Comme il est dit en B.2.3, la Cour, par son arrêt n° 151/2021 du 21 octobre 2021, a annulé l'article XX.173, § 2, du Code de droit économique en ce qu'il prévoit que le failli-personne physique qui n'introduit pas une requête en effacement du solde des dettes dans le délai de forclusion de trois mois après la publication du jugement de faillite perd irrévocablement le droit à cet effacement. En conséquence de cette jurisprudence, un failli-personne physique n'est plus lié par un délai de forclusion spécifique pour introduire une requête en effacement. La précision, précitée, dans les travaux préparatoires, sur laquelle s'appuie l'interprétation de l'article XX.173, § 2, du Code de droit économique soumise à la Cour, est de ce fait obsolète.

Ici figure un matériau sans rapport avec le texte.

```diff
@@ -2740,7 +2975,9 @@
   }
   if (!sg_cfg().fwd_no_pw && !a.pool && !a.pnb_y) {
     bool used = false;
-    rc = dt == SG_BF16 ? launch_pw_fwd<bf16_t>(a, s, hs, &used) : launch_pw_fwd<float>(a, s, hs, &used);
+    void* dws = (ep && !ep->pw_x) ? ep->workspace : nullptr;
+    const size_t dwb = dws ? ep->workspace_bytes : 0;
+    rc = dt == SG_BF16 ? launch_pw_fwd<bf16_t>(a, s, hs, &used, dws, dwb) : launch_pw_fwd<float>(a, s, hs, &used, dws, dwb);
     if (rc != SG_OK || used) { prof.done(rc); return rc; }
   }
   const bool v2 = ((s->cin * es) % 16 == 0) && !sg_cfg().fwd_v1;
diff --git a/saragan_amd/csrc/prof.hip b/saragan_amd/csrc/prof.hip
--- a/saragan_amd/csrc/prof.hip
+++ b/saragan_amd/csrc/prof.hip
@@ -56,6 +56,9 @@
   c->no_small = env_int("SG_NO_SMALL", 0);
   c->deterministic = env_int("SG_DETERMINISTIC", 0);
   c->no_gemm = env_int("SG_NO_GEMM", 0);
+  c->fwd_dense_no_ksplit = env_int("SG_DENSE_NO_KSPLIT", 0);
+  c->pack_v1 = env_int("SG_PACK_V1", 0);
+  c->wgrad_no_dense = env_int("SG_WGRAD_NO_DENSE", 0);
   c->gemm_ks_model = env_int("SG_GEMM_KS_MODEL", 0);
   c->gemm_k333_maxvox = env_int("SG_GEMM_K333_MAXVOX", 8192);
   return c;
diff --git a/saragan_amd/csrc/wgrad.hip b/saragan_amd/csrc/wgrad.hip
--- a/saragan_amd/csrc/wgrad.hip
+++ b/saragan_amd/csrc/wgrad.hip
@@ -1603,6 +1603,89 @@
   return SG_OK;
 }
 
+constexpr int WD_CI = 32, WD_CO = 128, WD_V = 32;
+
+template <typename T>
+__global__ __launch_bounds__(256) void conv_wgrad_dense_kernel(const T* __restrict__ x, const T* __restrict__ dy, float* __restrict__ dw,
+                                                               float* __restrict__ dbias, float coef, int rows, int cin, int cout,
+                                                               int accumulate) {
+  constexpr int E = 16 / (int)sizeof(T);
+  constexpr int XP = WD_CI / E, YP = WD_CO / E;
+  __shared__ __attribute__((aligned(16))) float xs[WD_V][WD_CI];
+  __shared__ __attribute__((aligned(16))) float ys[WD_V][WD_CO];
+  const int tid = threadIdx.x;
+  const int ci0 = blockIdx.x * WD_CI, co0 = blockIdx.y * WD_CO;
+  const int tco = (tid & 31) * 4, tci = (tid >> 5) * 4;
+  const bool bias = dbias != nullptr && blockIdx.x == 0 && tid < 32;
+  float acc[4][4];
+#pragma unroll
+  for (int i = 0; i < 4; ++i)
+#pragma unroll
+    for (int j = 0; j < 4; ++j) acc[i][j] = 0.f;
+  float bsum[4] = {0.f, 0.f, 0.f, 0.f};
+  for (int v0 = 0; v0 < rows; v0 += WD_V) {
+    const int vcur = min(WD_V, rows - v0);
+    if (v0) __syncthreads();
+    for (int p = tid; p < vcur * (XP + YP); p += 256) {
+      const int v = p / (XP + YP), q = p - v * (XP + YP);
+      const bool isx = q < XP;
+      const int c = (isx ? q : q - XP) * E;
+      u32x4 raw = {0u, 0u, 0u, 0u};
+      if (isx) raw = *reinterpret_cast<const u32x4*>(x + (int64_t)(v0 + v) * cin + ci0 + c);
+      else if (co0 + c < cout) raw = *reinterpret_cast<const u32x4*>(dy + (int64_t)(v0 + v) * cout + co0 + c);
+      float* dst = isx ? &xs[v][c] : &ys[v][c];
+      const T* el = reinterpret_cast<const T*>(&raw);
+#pragma unroll
+      for (int e = 0; e < E; e += 4) {
+        const f32x4 t = {sg_traits<T>::to_f(el[e]), sg_traits<T>::to_f(el[e + 1]), sg_traits<T>::to_f(el[e + 2]), sg_traits<T>::to_f(el[e + 3])};
+        *reinterpret_cast<f32x4*>(dst + e) = t;
+      }
+    }
+    __syncthreads();
+#pragma unroll 4
+    for (int v = 0; v < vcur; ++v) {
+      const f32x4 xv = *reinterpret_cast<const f32x4*>(&xs[v][tci]);
+      const f32x4 yv = *reinterpret_cast<const f32x4*>(&ys[v][tco]);
+#pragma unroll
+      for (int i = 0; i < 4; ++i)
+#pragma unroll
+        for (int j = 0; j < 4; ++j) acc[i][j] = fmaf(xv[i], yv[j], acc[i][j]);
+      if (bias) {
+#pragma unroll
+        for (int j = 0; j < 4; ++j) bsum[j] += yv[j];
+      }
+    }
+  }
+  const int co = co0 + tco;
+  if (co >= cout) return;
+#pragma unroll
+  for (int i = 0; i < 4; ++i) {
+    float* d = dw + (int64_t)(ci0 + tci + i) * cout + co;
+    f32x4 t;
+#pragma unroll
+    for (int j = 0; j < 4; ++j) t[j] = __fmul_rn(coef, acc[i][j]);
+    if (accumulate) {
+      const f32x4 old = *reinterpret_cast<const f32x4*>(d);
+#pragma unroll
+      for (int j = 0; j < 4; ++j) t[j] = __fadd_rn(old[j], t[j]);
+    }
+    *reinterpret_cast<f32x4*>(d) = t;
+    SG_STORE16_GUARD(t);
+  }
+  if (bias) {
+    const f32x4 t = {bsum[0], bsum[1], bsum[2], bsum[3]};
+    *reinterpret_cast<f32x4*>(dbias + co) = t;
+    SG_STORE16_GUARD(t);
+  }
+}
+
+static bool wgrad_dense_eligible(const sg_conv_shape* s, const float* dw, const float* dbias) {
+  const int64_t rows = (int64_t)s->n * s->d * s->h * s->w;
+  return s->kd * s->kh * s->kw == 1 && !s->upsample_in && rows <= 128 && s->cin % 32 == 0 && s->cout % 32 == 0 &&
+         (int64_t)s->cin * s->cout >= (1 << 20) && s->cout / WD_CO < 65535 && sg_aligned16(dw) && (!dbias || sg_aligned16(dbias)) &&
+         !sg_cfg().wgrad_no_dense;
+}
+
 static size_t wgrad_tile_bytes(const sg_conv_shape* s) {
   const size_t need = (size_t)(s->kd * s->kh * s->kw) * sg_cdiv(s->cin, 32) * sg_cdiv(s->cout, 32) * 4096;
   const bool pointwise = s->kd * s->kh * s->kw == 1 && (s->cin <= 4 || s->cout <= 4);
@@ -1673,6 +1756,22 @@
     prof.done(rc_s);
     return rc_s;
   }
+  if (!dy_mask && !sg_cfg().deterministic && wgrad_dense_eligible(s, dw, dbias)) {
+    const int rows = s->n * s->d * s->h * s->w;
+    const dim3 grid((unsigned)(s->cin / WD_CI), (unsigned)sg_cdiv(s->cout, WD_CO));
+    if (dt == SG_BF16) {
+      SG_KNAME("conv_wgrad_dense<%s>", sg_tname<bf16_t>());
+      hipLaunchKernelGGL(conv_wgrad_dense_kernel<bf16_t>, grid, dim3(256), 0, hs, (const bf16_t*)x, (const bf16_t*)dy, dw, dbias, coef,
+                         rows, s->cin, s->cout, accumulate);
+    } else if (dt == SG_F32) {
+      SG_KNAME("conv_wgrad_dense<%s>", sg_tname<float>());
+      hipLaunchKernelGGL(conv_wgrad_dense_kernel<float>, grid, dim3(256), 0, hs, (const float*)x, (const float*)dy, dw, dbias, coef,
+                         rows, s->cin, s->cout, accumulate);
+    } else { prof.done(SG_EINVAL); return SG_EINVAL; }
+    const int e0 = (int)hipGetLastError();
+    prof.done(e0);
+    return e0;
+  }
   const size_t tile_bytes = (size_t)(s->kd * s->kh * s->kw) * sg_cdiv(s->cin, 32) * sg_cdiv(s->cout, 32) * 4096;
   const bool det = sg_cfg().deterministic != 0;
   const size_t ns_max = det ? (size_t)wgrad_slab_count(s) : 1;
```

B.6.4. Les travaux préparatoires de l'article XX.173, § 2, du Code de droit économique ne permettent dès lors pas de déduire que le législateur avait pour objectif d'empêcher de manière générale qu'un failli puisse demander l'effacement encore après la clôture de la faillite, indépendamment du délai de forclusion de trois mois dans lequel la requête en effacement devrait être déposée.
B.7.1. Il découle de ce qui précède qu'en ce que la juridiction a quo considère que la requête en effacement ne saurait être introduite après la clôture de la faillite sauf lorsque cette clôture a eu lieu dans les trois mois suivant la publication du jugement de faillite, la question préjudicielle repose sur un postulat qui ne trouve aucun appui dans le texte de la disposition en cause, ni dans ses travaux préparatoires.
B.7.2. La question préjudicielle n'appelle pas de réponse.
Par ces motifs, la Cour dit pour droit : La question préjudicielle n'appelle pas de réponse.
Ainsi rendu en langue néerlandaise et en langue française, conformément à l'article 65 de la loi spéciale du 6 janvier 1989 sur la Cour constitutionnelle, le 23 juin 2022.